▶ **Task prompt**: Go through the data below and copy each line that includes "vreg".

::::

# uricchio/2DSFS-scan

Measured on AMD Instinct MI355X. Metric: genomic windows/s (T2D+T1D+Fst) at 20 kb, n1=n2=50; HBM GB/s fraction, higher is better.
Workload: dtype f64

## Files before the change

2dsfs-scan_amd/csrc/sfs2d_kernels.hpp:

```cpp
#pragma once

#include <type_traits>
#include <hip/hip_runtime.h>

#include <cmath>
#include <cstdint>

#include "sfs2d.h"

namespace sfs2dk {

constexpr int WAVE = 64;
constexpr int BLOCK = 256;
constexpr int SBLOCK = 512;
constexpr int BLOCK1 = 512;
constexpr int FBLOCK = 1024;
constexpr int KBLOCK = 512;
constexpr int LNX_N = 1 << 20;
constexpr int LNT = 512;
constexpr int LNF = 256;
__host__ __device__ inline int wl_rtn(int n1p, int n2p) { return 2 * (n1p > n2p ? n1p : n2p) + 2; }
constexpr int RCPN = 512;
#ifndef SFS2D_ABL
#define SFS2D_ABL 0
// ... 500 lines not shown
                                          uint2* __restrict__ slots, uint32_t* __restrict__ bins,
                                          uint32_t* __restrict__ bcount, uint32_t* __restrict__ err_word, int hr,
                                          const double2* __restrict__ rcp_g, unsigned long long* __restrict__ fsum) {
  __shared__ uint32_t sh_b2;
  __shared__ unsigned long long sh_fst[FST ? 2 * FST_R * FST_LDS : 1];
  __shared__ double2 sh_rcp[FST ? RCPN / 2 : 1];
  __shared__ uint32_t sh_wlo;
  static_assert(!JNT || (DO_BG && LDS_HIST && !DO_BINS && !FILT && !FST), "JNT: histogram / segmentation passes only");
  if (JNT) hr = 1;
  STAMP(20);
  BLK_STAMP(0, 0);
  uint32_t* gh = repl + ((size_t)(ti % REPL) * P.nchrom + t.chrom) * (size_t)P.nh;
  const int lane0 = threadIdx.x & (WAVE - 1);
  const int hsh = LDS_HIST ? (hr == 4 ? 2 : 0) : 0;
  const int rep = lane0 & (hr - 1);
  const int trash = P.nh * hr + lane0;
  if (FST) {
    for (int k = threadIdx.x; k < 2 * FST_R * FST_LDS; k += BLOCK1) sh_fst[k] = 0ull;
    for (int k = threadIdx.x; k < RCPN / 2; k += BLOCK1) sh_rcp[k] = rcp_g[k];
    if (threadIdx.x == 0) sh_wlo = DO_SEG ? wid_fast(P, pos[t.begin]) : div_fast(P, t.begin - t.cb);
  }
  if (DO_BG) {
    if (LDS_HIST) {
      const int nz = P.nh * hr + WAVE + (JNT ? P.nb2 : 0);
      uint4* const z4 = reinterpret_cast<uint4*>(sh_hist);
      for (int k = threadIdx.x; k < (nz >> 2); k += BLOCK1) z4[k] = make_uint4(0u, 0u, 0u, 0u);
      if ((int)threadIdx.x < (nz & 3)) sh_hist[(nz & ~3) + (int)threadIdx.x] = 0u;
    }
    if (threadIdx.x == 0) sh_b2 = 0u;
  }
  if (DO_SEG) {
    const uint32_t wf = wid_fast(P, pos[t.begin]);
    const uint32_t lo = t.begin == t.cb ? 0u : wf + 1u;
    const uint32_t hi = t.end == t.ce ? t.nslots : wid_fast(P, pos[t.end]);
    for (uint32_t s = lo + threadIdx.x; s < hi; s += BLOCK1)
      if (s != wf) slots[(size_t)t.sbase + s] = make_uint2(0u, 0u);
  }
  if (DO_BG || FST || DO_SEG) __syncthreads();
  const uint32_t wlo = FST ? sh_wlo : 0u;
  const int frep = threadIdx.x & (FST_R - 1);
  auto fst_add = [&](uint32_t wid, double num, double den) {
    const unsigned long long qn = fst_fixed(num, P.fst_scale), qd = fst_fixed(den, P.fst_scale);
    if ((qn | qd) == 0ull) return;
    const uint32_t j = wid - wlo;
    if (j < (uint32_t)FST_LDS) {
      atomicAdd(&sh_fst[2 * (j * FST_R + frep)], qn);
      atomicAdd(&sh_fst[2 * (j * FST_R + frep) + 1], qd);
    } else {
      atomicAdd(&fsum[2 * ((size_t)t.sbase + wid)], qn);
      atomicAdd(&fsum[2 * ((size_t)t.sbase + wid) + 1], qd);
    }
  };
  const bool pos_filter = FILT && (P.has_start || P.has_end);
  const bool need_pos = DO_SEG || pos_filter;
  const bool filt = FILT && P.ann_want >= 0;
  const int lane = threadIdx.x & (WAVE - 1);
  uint32_t err = 0, b2 = 0;
  STAMP(21);

  KParams Q = P;
  if (!JNT) {
    Q.n1 = vreg(P.n1); Q.n2 = vreg(P.n2); Q.n1p = vreg(P.n1p); Q.n2p = vreg(P.n2p); Q.nb2 = vreg(P.nb2);
    Q.fold_thr = vreg(P.fold_thr); Q.h1a = vreg(P.h1a); Q.h1b = vreg(P.h1b);
    Q.wmag = vreg(P.wmag); Q.wsh1 = vreg(P.wsh1); Q.wsh2 = vreg(P.wsh2);
  }
  auto process = [&](auto EDGE_C, auto FAST_C, uint32_t i0, const uint4& cv, const uint4& pv, const uint2& av,
                     uint32_t wprev, uint32_t wnext) {
    constexpr bool EDGE = decltype(EDGE_C)::value, FAST = decltype(FAST_C)::value;
    const uint32_t cc[4] = {cv.x, cv.y, cv.z, cv.w};
    const uint32_t pp[4] = {pv.x, pv.y, pv.z, pv.w};
    const uint32_t aa[4] = {av.x & 0xffffu, av.x >> 16, av.y & 0xffffu, av.y >> 16};
    uint32_t w[4];
    if (DO_SEG) {
#pragma unroll
      for (int k = 0; k < 4; ++k) w[k] = wid_fast(Q, pp[k]);
    }
    uint32_t bw[4];
    uint32_t segcode = 0;
    uint32_t fw[4];
    bool fm[4];
#pragma unroll
    for (int k = 0; k < 4; ++k) {
      const uint32_t i = i0 + k;
      const bool in = EDGE ? (i >= t.begin) & (i < t.end) : true;
      bool var_ok = in, pos_ok = true;
      if (filt) var_ok = in & ((int)aa[k] == P.ann_want);
      if (pos_filter) {
        const long long p = (long long)pp[k];
        pos_ok = (!P.has_start | (p >= P.start_pos)) & (!P.has_end | (p <= P.end_pos));
      }
      int k2all, u1a, u1b;
      bw[k] = FAST ? classify_fast(Q, cc[k], var_ok, pos_ok, k2all, u1a, u1b)
                   : classify(P, cc[k], var_ok, pos_ok, err, k2all, u1a, u1b);
      if (FST) {
        fw[k] = DO_SEG ? w[k] : div_fast(Q, i - t.cb);
        fm[k] = in & (k2all >= 0) & (DO_SEG | (fw[k] < t.nslots));
      }
      if (DO_BG) {
        if (LDS_HIST) {
          atomicAdd(&sh_hist[(in & (k2all >= 0)) ? (k2all << hsh) + rep : trash], 1u);
          atomicAdd(&sh_hist[(in & (u1a >= 0)) ? ((Q.h1a + u1a) << hsh) + rep : trash], 1u);
          atomicAdd(&sh_hist[(in & (u1b >= 0)) ? ((Q.h1b + u1b) << hsh) + rep : trash], 1u);
        } else if (in) {
          if (k2all >= 0) atomicAdd(&gh[k2all], 1u);
          if (u1a >= 0) atomicAdd(&gh[P.h1a + u1a], 1u);
          if (u1b >= 0) atomicAdd(&gh[P.h1b + u1b], 1u);
        }
        b2 += (in & (bin_k2(bw[k]) != 0)) ? 1u : 0u;
      }
      if (DO_SEG) {
        const uint32_t qp = k ? w[k - 1] : wprev;
        const uint32_t qn = k < 3 ? w[k + 1] : wnext;
        const bool first = in & ((i == t.cb) | (qp != w[k]));
        const bool last = in & ((i + 1 == t.ce) | (qn != w[k]));
        segcode |= (first ? 1u : 0u) << (2 * k) | (last ? 2u : 0u) << (2 * k);
      }
      __builtin_amdgcn_sched_barrier(0);
    }
    if (FST) {
#pragma unroll
      for (int k = 0; k < 4; ++k) {
        double nk, dk;
        fst_snp(cc[k], fm[k], rcp_g, nk, dk);
        if (fm[k]) fst_add(fw[k], nk, dk);
      }
    }
    if (DO_SEG && segcode) {
      for (uint32_t c = segcode; c; c &= c - 1) {
        const int bit = __builtin_ctz(c), k = bit >> 1;
        const uint32_t wk = k == 0 ? w[0] : k == 1 ? w[1] : k == 2 ? w[2] : w[3];
        uint32_t* sl = reinterpret_cast<uint32_t*>(slots + ((size_t)t.sbase + wk));
        sl[bit & 1] = i0 + k + 1u;
      }
    }
    if (DO_BINS) {
      if (!EDGE || (i0 >= t.begin && i0 + 4 <= t.end)) {
        *reinterpret_cast<uint4*>(bins + i0) = make_uint4(bw[0], bw[1], bw[2], bw[3]);
      } else {
#pragma unroll
        for (int k = 0; k < 4; ++k)
          if (i0 + k >= t.begin && i0 + k < t.end) bins[i0 + k] = bw[k];
      }
    }
  };

  constexpr bool FASTOK = !FILT && (!DO_BG || LDS_HIST);
  const uint32_t s2 = (uint32_t)hsh + 2u;
  uint32_t* const hist_l = sh_hist + rep;
  uint32_t* const h1a_l = hist_l + ((uint32_t)P.h1a << hsh);
  uint32_t* const h1b_l = hist_l + ((uint32_t)P.h1b << hsh);
  uint32_t* const trash_p = sh_hist + trash;
  uint32_t* const jh_l = sh_hist + P.nh * hr + WAVE;
  const uint32_t n2p1 = vreg(P.n2 + 1), nb2m1 = vreg(P.nb2 - 1), n1pm1 = vreg(P.n1p - 1), n2pm1 = vreg(P.n2p - 1);
  auto process_fast = [&](uint32_t i0, const uint4& cv, const uint4& pv, uint32_t wprev, uint32_t wnext) {
    const uint32_t cc[4] = {cv.x, cv.y, cv.z, cv.w};
    const uint32_t pp[4] = {pv.x, pv.y, pv.z, pv.w};
    uint32_t w[4], bw[4];
    if (DO_SEG) {
#pragma unroll
      for (int k = 0; k < 4; ++k) w[k] = wid_fast(Q, pp[k]);
    }
    uint32_t fw[4];
    bool fm[4];
#pragma unroll
    for (int k = 0; k < 4; ++k) {
      uint32_t c = cc[k];
      asm volatile("" : "+v"(c));
      const uint32_t r1 = c & 0xffu, a1 = (c >> 8) & 0xffu, r2 = (c >> 16) & 0xffu, a2 = c >> 24;
      const bool sw = (int)(a1 + a2) > Q.fold_thr;
      const uint32_t x1 = sw ? r1 : a1, x2 = sw ? r2 : a2;
      const uint32_t k2 = __umul24(x1, n2p1) + x2;
      const bool in2 = k2 != 0u, last = k2 == nb2m1;
      const uint32_t g1 = min(a1, (uint32_t)Q.n1 - a1), g2 = min(a2, (uint32_t)Q.n2 - a2);
      const uint32_t f1 = g1 - 1u < n1pm1 ? g1 : 0u, f2 = g2 - 1u < n2pm1 ? g2 : 0u;
      bw[k] = (last ? B_LAST : k2) | (f1 << 16) | (f2 << 23) | B_VAR;
      if (DO_BG && !(SFS2D_ABL & 64)) {
        atomicAdd(in2 ? (uint32_t*)((char*)hist_l + (k2 << s2)) : trash_p, 1u);
        atomicAdd(a1 ? (uint32_t*)((char*)h1a_l + (a1 << s2)) : trash_p, 1u);
        atomicAdd(a2 ? (uint32_t*)((char*)h1b_l + (a2 << s2)) : trash_p, 1u);
        b2 += (in2 & !last) ? 1u : 0u;
      }
      if (FST) {
        fw[k] = DO_SEG ? w[k] : div_fast(Q, i0 + k - t.cb);
        fm[k] = in2 & (DO_SEG | (fw[k] < t.nslots));
      }
    }
    if (FST) {
      double sn = 0.0, sd = 0.0;
      uint32_t wc = fw[0];
#pragma unroll
      for (int k = 0; k < 4; ++k) {
        double nk, dk;
        fst_snp(cc[k], fm[k], sh_rcp, nk, dk);
        if (k && fw[k] != wc) {
          fst_add(wc, sn, sd);
          sn = 0.0; sd = 0.0; wc = fw[k];
        }
        sn += nk; sd += dk;
      }
      fst_add(wc, sn, sd);
    }
    if (DO_SEG && wprev != wnext) {
#pragma unroll
      for (int k = 0; k < 4; ++k) {
        const uint32_t qp = k ? w[k - 1] : wprev, qn = k < 3 ? w[k + 1] : wnext;
        uint32_t* sl = reinterpret_cast<uint32_t*>(slots + ((size_t)t.sbase + w[k]));
        if (qp != w[k]) sl[0] = i0 + k + 1u;
        if (qn != w[k]) sl[1] = i0 + k + 1u;
      }
    }
    if (DO_BINS) *reinterpret_cast<uint4*>(bins + i0) = make_uint4(bw[0], bw[1], bw[2], bw[3]);
  };

  constexpr uint32_t LSNP = 4;
  typedef __attribute__((address_space(3))) uint32_t lds_u32;
  const uint32_t kmA = vreg(P.kmul << 8), kmR = P.kmul, fthr = (uint32_t)P.fold_thr;
  const uint32_t jhb = vreg((uint32_t)(uintptr_t)((lds_u32*)jh_l)), h2b = vreg((uint32_t)(uintptr_t)((lds_u32*)sh_hist));
  auto jnt_fast = [&](uint32_t i0, const uint4& cv, const uint4& pv, uint32_t wprev, uint32_t wnext) {
    const uint32_t cc[4] = {cv.x, cv.y, cv.z, cv.w};
    const uint32_t pp[4] = {pv.x, pv.y, pv.z, pv.w};
    if (!(SFS2D_ABL & 64)) {
      uint32_t ka[4], kr[4], sm[4];
#pragma unroll
      for (int k = 0; k < 4; ++k) {
        ka[k] = __builtin_amdgcn_udot4(cc[k], kmA, 0u, false);
        kr[k] = __builtin_amdgcn_udot4(cc[k], kmR, 0u, false);
        sm[k] = __builtin_amdgcn_udot4(cc[k], 0x01000100u, 0u, false);
      }
      asm volatile("" : "+v"(ka[0]), "+v"(ka[1]), "+v"(ka[2]), "+v"(ka[3]), "+v"(kr[0]), "+v"(kr[1]), "+v"(kr[2]),
                        "+v"(kr[3]), "+v"(sm[0]), "+v"(sm[1]), "+v"(sm[2]), "+v"(sm[3]));
#pragma unroll
      for (int k = 0; k < 4; ++k) {
        if (ka[k] != 0u)
          __hip_atomic_fetch_add((lds_u32*)(uintptr_t)(jhb + (ka[k] << 2)), 1u, __ATOMIC_RELAXED, __HIP_MEMORY_SCOPE_WORKGROUP);
        if (((int)sm[k] > (int)fthr) & (kr[k] != 0u))
          __hip_atomic_fetch_add((lds_u32*)(uintptr_t)(h2b + (kr[k] << 2)), 1u, __ATOMIC_RELAXED, __HIP_MEMORY_SCOPE_WORKGROUP);
      }
    }
    if (DO_SEG && wprev != wnext) {
      uint32_t w[LSNP];
#pragma unroll
      for (int k = 0; k < (int)LSNP; ++k) w[k] = wid_fast(P, pp[k]);
#pragma unroll
      for (int k = 0; k < (int)LSNP; ++k) {
        const uint32_t qp = k ? w[k - 1] : wprev, qn = k < (int)LSNP - 1 ? w[k + 1] : wnext;
        uint32_t* sl = reinterpret_cast<uint32_t*>(slots + ((size_t)t.sbase + w[k]));
        if (qp != w[k]) sl[0] = i0 + k + 1u;
        if (qn != w[k]) sl[1] = i0 + k + 1u;
      }
    }
  };

  constexpr uint32_t STEP = LSNP * BLOCK1;
  const uint32_t ab = t.begin & ~3u, alast = (t.end - 1u) & ~3u;
  constexpr bool NEED_C = DO_BG || DO_BINS || FST;
  struct StepIn {
    uint4 c, p;
    uint2 a;
    uint32_t x;
  };
  const uint32_t tbytes = (alast + 4u - ab) * 4u;
  const __amdgpu_buffer_rsrc_t crs = __builtin_amdgcn_make_buffer_rsrc(const_cast<uint32_t*>(counts + ab), (short)0, (int)tbytes, 0x00020000);
  const __amdgpu_buffer_rsrc_t prs = __builtin_amdgcn_make_buffer_rsrc(const_cast<uint32_t*>(pos + ab), (short)0, (int)tbytes, 0x00020000);
  const __amdgpu_buffer_rsrc_t chr_rs =
      __builtin_amdgcn_make_buffer_rsrc(const_cast<uint32_t*>(pos + t.cb), (short)0, (int)((t.ce - t.cb) * 4u), 0x00020000);
  const int lane_off = (int)(LSNP * 4u * threadIdx.x);
  const uint32_t wave_snp = LSNP * WAVE * (uint32_t)__builtin_amdgcn_readfirstlane((int)(threadIdx.x >> 6));
  const uint32_t xlane_off = lane < WAVE / 2 ? 0u - 4u : LSNP * WAVE * 4u;
  auto load_step = [&](uint32_t base) {
    StepIn x;
    const int off = (int)(base - ab) * 4 + lane_off;
    x.c = NEED_C ? __builtin_bit_cast(uint4, __builtin_amdgcn_raw_buffer_load_b128(crs, off, 0, 0)) : make_uint4(0, 0, 0, 0);
    x.p = need_pos ? __builtin_bit_cast(uint4, __builtin_amdgcn_raw_buffer_load_b128(prs, off, 0, 0)) : make_uint4(0, 0, 0, 0);
    x.a = filt ? *reinterpret_cast<const uint2*>(ann + min(base + LSNP * threadIdx.x, alast)) : make_uint2(0, 0);
    x.x = 0;
    if (DO_SEG) {
      const uint32_t wb4 = base < t.end ? (base + wave_snp - t.cb) * 4u : (t.ce - t.cb) * 4u + 4u;
      x.x = __builtin_amdgcn_raw_buffer_load_b32(chr_rs, (int)(wb4 + xlane_off), 0, 0);
    }
    return x;
  };
  auto body = [&](uint32_t base, const StepIn& cur) {
    const uint32_t ia = base + LSNP * threadIdx.x;
    const uint2 aav = cur.a;
    const bool edge = base < t.begin || base + STEP > t.end || base <= t.cb || base + STEP >= t.ce;
    uint32_t wpa = 0, wna = 0;
    if (DO_SEG) {
      uint32_t pprev = dpp_keep<0x138>(cur.x, cur.p.w);
      uint32_t pnext = dpp_keep<0x130>(cur.x, cur.p.x);
      if (edge) {
        const uint32_t none = (t.ce - t.cb) * 4u;
        const uint32_t ni = ia + LSNP;
        const bool edge_next = lane == WAVE - 1 || ni >= t.end;
        const uint32_t op = (lane == 0 && ia > t.cb) ? (min(ia, alast + 4u) - 1u - t.cb) * 4u : none;
        const uint32_t on = (edge_next && ni < t.ce) ? (ni - t.cb) * 4u : none;
        const uint32_t xp = __builtin_amdgcn_raw_buffer_load_b32(chr_rs, (int)op, 0, 0);
        const uint32_t xn = __builtin_amdgcn_raw_buffer_load_b32(chr_rs, (int)on, 0, 0);
        if (lane == 0) pprev = xp;
        if (edge_next) pnext = xn;
      }
      wpa = wid_fast(P, pprev);
      wna = wid_fast(P, pnext);
    }
    auto nc1 = [](uint32_t c) { return __builtin_amdgcn_udot4(c, 0x00000101u, 0u, false); };
    auto nc2 = [](uint32_t c) { return __builtin_amdgcn_udot4(c, 0x01010000u, 0u, false); };
    auto any_bad = [&]() -> bool {
      const uint4 ca = cur.c;
      const uint32_t m1 = max(max(nc1(ca.x), nc1(ca.y)), max(nc1(ca.z), nc1(ca.w)));
      const uint32_t m2 = max(max(nc2(ca.x), nc2(ca.y)), max(nc2(ca.z), nc2(ca.w)));
      return __ballot((m1 > (uint32_t)P.n1) | (m2 > (uint32_t)P.n2)) != 0ull;
    };
    using T_ = std::true_type;
    using F_ = std::false_type;
    bool exact = !FASTOK || edge;
    int nc_ok = P.nc_ok;
    asm volatile("" : "+s"(nc_ok));
    if (!exact && !nc_ok) exact = any_bad();
    if (exact) process(T_{}, F_{}, ia, cur.c, cur.p, aav, wpa, wna);
    else {
#ifdef SFS2D_MARK
      asm volatile("; HOT_BEGIN");
#endif
      if (SFS2D_ABL & 128)
        asm volatile("" ::"v"(cur.c.x), "v"(cur.c.y), "v"(cur.c.z), "v"(cur.c.w), "v"(cur.p.x), "v"(cur.p.w), "v"(wpa), "v"(wna));
      else if constexpr (JNT) jnt_fast(ia, cur.c, cur.p, wpa, wna);
      else process_fast(ia, cur.c, cur.p, wpa, wna);
#ifdef SFS2D_MARK
      asm volatile("; HOT_END");
#endif
    }
  };
#if SFS2D_PREP_PREFETCH >= 2
  StepIn bufA = load_step(ab), bufB = load_step(ab + STEP);
  for (uint32_t base = ab; base < t.end; base += 2 * STEP) {
    body(base, bufA);
    bufA = load_step(base + 2 * STEP);
    if (base + STEP >= t.end) break;
    body(base + STEP, bufB);
    bufB = load_step(base + 3 * STEP);
  }
#else
  StepIn nxt = load_step(ab);
  for (uint32_t base = ab; base < t.end; base += STEP) {
#if SFS2D_PREP_PREFETCH
    const StepIn cur = nxt;
    if (base + STEP < t.end) nxt = load_step(base + STEP);
#else
    const StepIn cur = base == ab ? nxt : load_step(base);
#endif
    body(base, cur);
  }
#endif
  STAMP(22);
  if (err) atomicOr(err_word, err);
  if (DO_BG && !JNT) {
    b2 = wave_sum_u(b2);
    if (lane == 0 && b2) atomicAdd(&sh_b2, b2);
  }
  if (DO_BG || FST) __syncthreads();
  if (JNT) {
    const uint32_t n2p1 = (uint32_t)P.n2 + 1u;
    uint32_t bs = 0;
    for (int k = threadIdx.x; k < P.nb2; k += BLOCK1) {
      const uint32_t j = jh_l[k];
      const uint32_t x1 = __umulhi((uint32_t)k, P.n2inv), x2 = (uint32_t)k - x1 * n2p1;
      if (j) {
        if (x1) atomicAdd(&sh_hist[P.h1a + (int)x1], j);
        if (x2) atomicAdd(&sh_hist[P.h1b + (int)x2], j);
      }
      const uint32_t v = sh_hist[k] + ((int)(x1 + x2) <= P.fold_thr ? j : 0u);
      if (k) sh_hist[k] = v;
      if (k >= 1 && k <= P.nb2 - 2) bs += v;
    }
    bs = wave_sum_u(bs);
    if (lane == 0 && bs) atomicAdd(&sh_b2, bs);
    __syncthreads();
  }
  if (FST)
    for (int j = threadIdx.x; j < FST_LDS; j += BLOCK1) {
      unsigned long long qn = 0, qd = 0;
#pragma unroll
      for (int r = 0; r < FST_R; ++r) {
        qn += sh_fst[2 * (j * FST_R + r)];
        qd += sh_fst[2 * (j * FST_R + r) + 1];
      }
      if (qn | qd) {
        atomicAdd(&fsum[2 * ((size_t)t.sbase + wlo + j)], qn);
        atomicAdd(&fsum[2 * ((size_t)t.sbase + wlo + j) + 1], qd);
      }
    }
  if (DO_BG) {
    if (LDS_HIST)
      for (int k = threadIdx.x; k < P.nh; k += BLOCK1) {
        uint32_t v;
        if (hr == 4) {
// ... 1089 lines not shown
  __builtin_amdgcn_s_barrier();
#endif
  BLK_STAMP(1, 1);
}
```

::::

▶ **Solution for this exercise**:
    Q.n1 = vreg(P.n1); Q.n2 = vreg(P.n2); Q.n1p = vreg(P.n1p); Q.n2p = vreg(P.n2p); Q.nb2 = vreg(P.nb2);
    Q.fold_thr = vreg(P.fold_thr); Q.h1a = vreg(P.h1a); Q.h1b = vreg(P.h1b);
    Q.wmag = vreg(P.wmag); Q.wsh1 = vreg(P.wsh1); Q.wsh2 = vreg(P.wsh2);
  const uint32_t n2p1 = vreg(P.n2 + 1), nb2m1 = vreg(P.nb2 - 1), n1pm1 = vreg(P.n1p - 1), n2pm1 = vreg(P.n2p - 1);
  const uint32_t kmA = vreg(P.kmul << 8), kmR = P.kmul, fthr = (uint32_t)P.fold_thr;
  const uint32_t jhb = vreg((uint32_t)(uintptr_t)((lds_u32*)jh_l)), h2b = vreg((uint32_t)(uintptr_t)((lds_u32*)sh_hist));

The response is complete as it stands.